In some embodiments, the biomarkers are proteins that are associated with particular bacteria. In the present application, the terms “polypeptide”, “protein”, and “peptide” are used interchangeably herein to refer to a series of amino acid residues connected to by peptide bonds between the alpha-amino and carboxy groups of adjacent residues, forming a polymer of amino acids.
Detection of proteins may be performed using antibodies that specifically recognize the bacterial proteins.
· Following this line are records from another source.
constexpr int CV = 4;
#ifndef TSGNN_SELFNORM_MAX_N
#define TSGNN_SELFNORM_MAX_N 131072
#endif
constexpr int64_t SELFNORM_MAX_N = TSGNN_SELFNORM_MAX_N;
__global__ __launch_bounds__(256) void clip_adam_selfnorm(float* __restrict__ p, const float* __restrict__ g, float* __restrict__ m,
                                                          float* __restrict__ v, int64_t n, float lr, float b1, float b2, float eps,
                                                          float wd, float max_norm, float grad_scale, float* __restrict__ state,
                                                          unsigned* __restrict__ done, const float* __restrict__ poison) {
  __shared__ float lds[4];
  const int tid = threadIdx.x;
  if (poisoned(poison)) {
    if (tid == 0) {
      const unsigned prev = __hip_atomic_fetch_add(done, 1u, __ATOMIC_ACQ_REL, __HIP_MEMORY_SCOPE_AGENT);
      if (prev == gridDim.x - 1) { __hip_atomic_store(done, 0u, __ATOMIC_RELAXED, __HIP_MEMORY_SCOPE_AGENT); state[3] = 1.f; }
    }
    return;
  }
  const int64_t base = ((int64_t)blockIdx.x * 256 + tid) * CV;
  float gv[CV], pv[CV], mv[CV], vv[CV];
#pragma unroll
  for (int c = 0; c < CV; ++c) {
    const bool ok = (base + c) < n;
    gv[c] = ok ? g[base + c] : 0.f; pv[c] = ok ? p[base + c] : 0.f; mv[c] = ok ? m[base + c] : 0.f; vv[c] = ok ? v[base + c] : 0.f;
  }
  const float step = state[0] + 1.f;
  const float4* __restrict__ g4 = reinterpret_cast<const float4*>(g);
  const int64_t n4 = n >> 2;
  float s0 = 0.f, s1 = 0.f, s2 = 0.f, s3 = 0.f;
  int64_t i = tid;
  for (; i + 15 * 256 < n4; i += 16 * 256) {
    float4 q[16];
#pragma unroll
    for (int u = 0; u < 16; ++u) q[u] = g4[i + u * 256];
#pragma unroll
    for (int u = 0; u < 16; u += 4) {
      s0 = fmaf(q[u].x, q[u].x, s0); s0 = fmaf(q[u].y, q[u].y, s0); s0 = fmaf(q[u].z, q[u].z, s0); s0 = fmaf(q[u].w, q[u].w, s0);
      s1 = fmaf(q[u + 1].x, q[u + 1].x, s1); s1 = fmaf(q[u + 1].y, q[u + 1].y, s1); s1 = fmaf(q[u + 1].z, q[u + 1].z, s1); s1 = fmaf(q[u + 1].w, q[u + 1].w, s1);
      s2 = fmaf(q[u + 2].x, q[u + 2].x, s2); s2 = fmaf(q[u + 2].y, q[u + 2].y, s2); s2 = fmaf(q[u + 2].z, q[u + 2].z, s2); s2 = fmaf(q[u + 2].w, q[u + 2].w, s2);
      s3 = fmaf(q[u + 3].x, q[u + 3].x, s3); s3 = fmaf(q[u + 3].y, q[u + 3].y, s3); s3 = fmaf(q[u + 3].z, q[u + 3].z, s3); s3 = fmaf(q[u + 3].w, q[u + 3].w, s3);
    }
  }
  for (; i + 3 * 256 < n4; i += 4 * 256) {
    const float4 a = g4[i], b = g4[i + 256], c = g4[i + 512], d = g4[i + 768];
    s0 = fmaf(a.x, a.x, s0); s0 = fmaf(a.y, a.y, s0); s0 = fmaf(a.z, a.z, s0); s0 = fmaf(a.w, a.w, s0);
    s1 = fmaf(b.x, b.x, s1); s1 = fmaf(b.y, b.y, s1); s1 = fmaf(b.z, b.z, s1); s1 = fmaf(b.w, b.w, s1);
    s2 = fmaf(c.x, c.x, s2); s2 = fmaf(c.y, c.y, s2); s2 = fmaf(c.z, c.z, s2); s2 = fmaf(c.w, c.w, s2);
    s3 = fmaf(d.x, d.x, s3); s3 = fmaf(d.y, d.y, s3); s3 = fmaf(d.z, d.z, s3); s3 = fmaf(d.w, d.w, s3);
  }
  for (; i < n4; i += 256) {
    const float4 a = g4[i];
    s0 = fmaf(a.x, a.x, s0); s0 = fmaf(a.y, a.y, s0); s0 = fmaf(a.z, a.z, s0); s0 = fmaf(a.w, a.w, s0);
  }
  for (int64_t k = (n4 << 2) + tid; k < n; k += 256) s1 = fmaf(g[k], g[k], s1);
  float s = wave_sum((s0 + s1) + (s2 + s3));
  if ((tid & 63) == 0) lds[tid >> 6] = s;
  __syncthreads();
  const float norm = sqrtf((lds[0] + lds[1]) + (lds[2] + lds[3])) * grad_scale;
  float coef = 1.f;
  if (max_norm > 0.f) coef = fminf(max_norm / (norm + 1e-6f), 1.f);
  const float scale = coef * grad_scale;
  const float bc1 = 1.f - powf(b1, step), bc2 = 1.f - powf(b2, step);
#pragma unroll
  for (int c = 0; c < CV; ++c) {
    const int64_t k = base + c;
    if (k < n) {
      float gi = gv[c] * scale;
      if (wd != 0.f) gi = fmaf(wd, pv[c], gi);
      const float mi = fmaf(b1, mv[c], (1.f - b1) * gi);
      const float vi = fmaf(b2, vv[c], (1.f - b2) * gi * gi);
      m[k] = mi; v[k] = vi;
      const float denom = sqrtf(vi) / sqrtf(bc2) + eps;
      p[k] = pv[c] - (lr / bc1) * (mi / denom);
    }
  }
  if (tid == 0) {
    const unsigned prev = __hip_atomic_fetch_add(done, 1u, __ATOMIC_ACQ_REL, __HIP_MEMORY_SCOPE_AGENT);
    if (prev == gridDim.x - 1) {
      __hip_atomic_store(done, 0u, __ATOMIC_RELAXED, __HIP_MEMORY_SCOPE_AGENT);
      state[0] = step; state[1] = norm; state[2] = scale;
    }
  }
}

__global__ __launch_bounds__(256) void adam_from_partials(float* __restrict__ p, const float* __restrict__ g, float* __restrict__ m,
                                                          float* __restrict__ v, int64_t n, float lr, float b1, float b2, float eps,
                                                          float wd, float max_norm, float* __restrict__ state,
                                                          const float* __restrict__ parts, int nparts, const float* __restrict__ poison) {
  __shared__ float lds[4];
  const int tid = threadIdx.x;
  if (poisoned(poison)) {
    if (blockIdx.x == 0 && tid == 0) { state[0] -= 1.f; state[3] = 1.f; }
    return;
  }
  const int64_t base = ((int64_t)blockIdx.x * 256 + tid) * CV;
  float gv[CV], pv[CV], mv[CV], vv[CV];
#pragma unroll
  for (int c = 0; c < CV; ++c) {
    const bool ok = (base + c) < n;
    gv[c] = ok ? g[base + c] : 0.f; pv[c] = ok ? p[base + c] : 0.f; mv[c] = ok ? m[base + c] : 0.f; vv[c] = ok ? v[base + c] : 0.f;
  }
  float t = 0.f;
  for (int k0 = tid; k0 < nparts; k0 += 4 * 256) {
    float q[4];
#pragma unroll
    for (int u = 0; u < 4; ++u) q[u] = parts[min(k0 + 256 * u, nparts - 1)];
#pragma unroll
    for (int u = 0; u < 4; ++u) if (k0 + 256 * u < nparts) t += q[u];
  }
  t = wave_sum(t);
  if ((tid & 63) == 0) lds[tid >> 6] = t;
  __syncthreads();
  const float norm = sqrtf((lds[0] + lds[1]) + (lds[2] + lds[3]));
  float coef = 1.f;
  if (max_norm > 0.f) coef = fminf(max_norm / (norm + 1e-6f), 1.f);
  const float step = state[0];
  if (blockIdx.x == 0 && tid == 0) { state[1] = norm; state[2] = coef; }
  const float bc1 = 1.f - powf(b1, step), bc2 = 1.f - powf(b2, step);
#pragma unroll
  for (int c = 0; c < CV; ++c) {
    const int64_t i = base + c;
    if (i < n) {
      float gi = gv[c] * coef;
      if (wd != 0.f) gi = fmaf(wd, pv[c], gi);
      const float mi = fmaf(b1, mv[c], (1.f - b1) * gi);
      const float vi = fmaf(b2, vv[c], (1.f - b2) * gi * gi);
      m[i] = mi; v[i] = vi;
      const float denom = sqrtf(vi) / sqrtf(bc2) + eps;
      p[i] = pv[c] - (lr / bc1) * (mi / denom);
    }
  }
}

The term “specific” refers to the ability of a protein to bind one molecule in preference to other molecules. An antibody that is specific to a target protein binds to the target protein but does not bind in a significant amount to other molecules present in the sample. Specific binding can mean binding to a target with an affinity that is at least 25% greater, at least 50% greater, at least 100% (2-fold) greater, at least ten times greater, at least 20-times greater, or at least 100-times greater than the affinity to any other molecule.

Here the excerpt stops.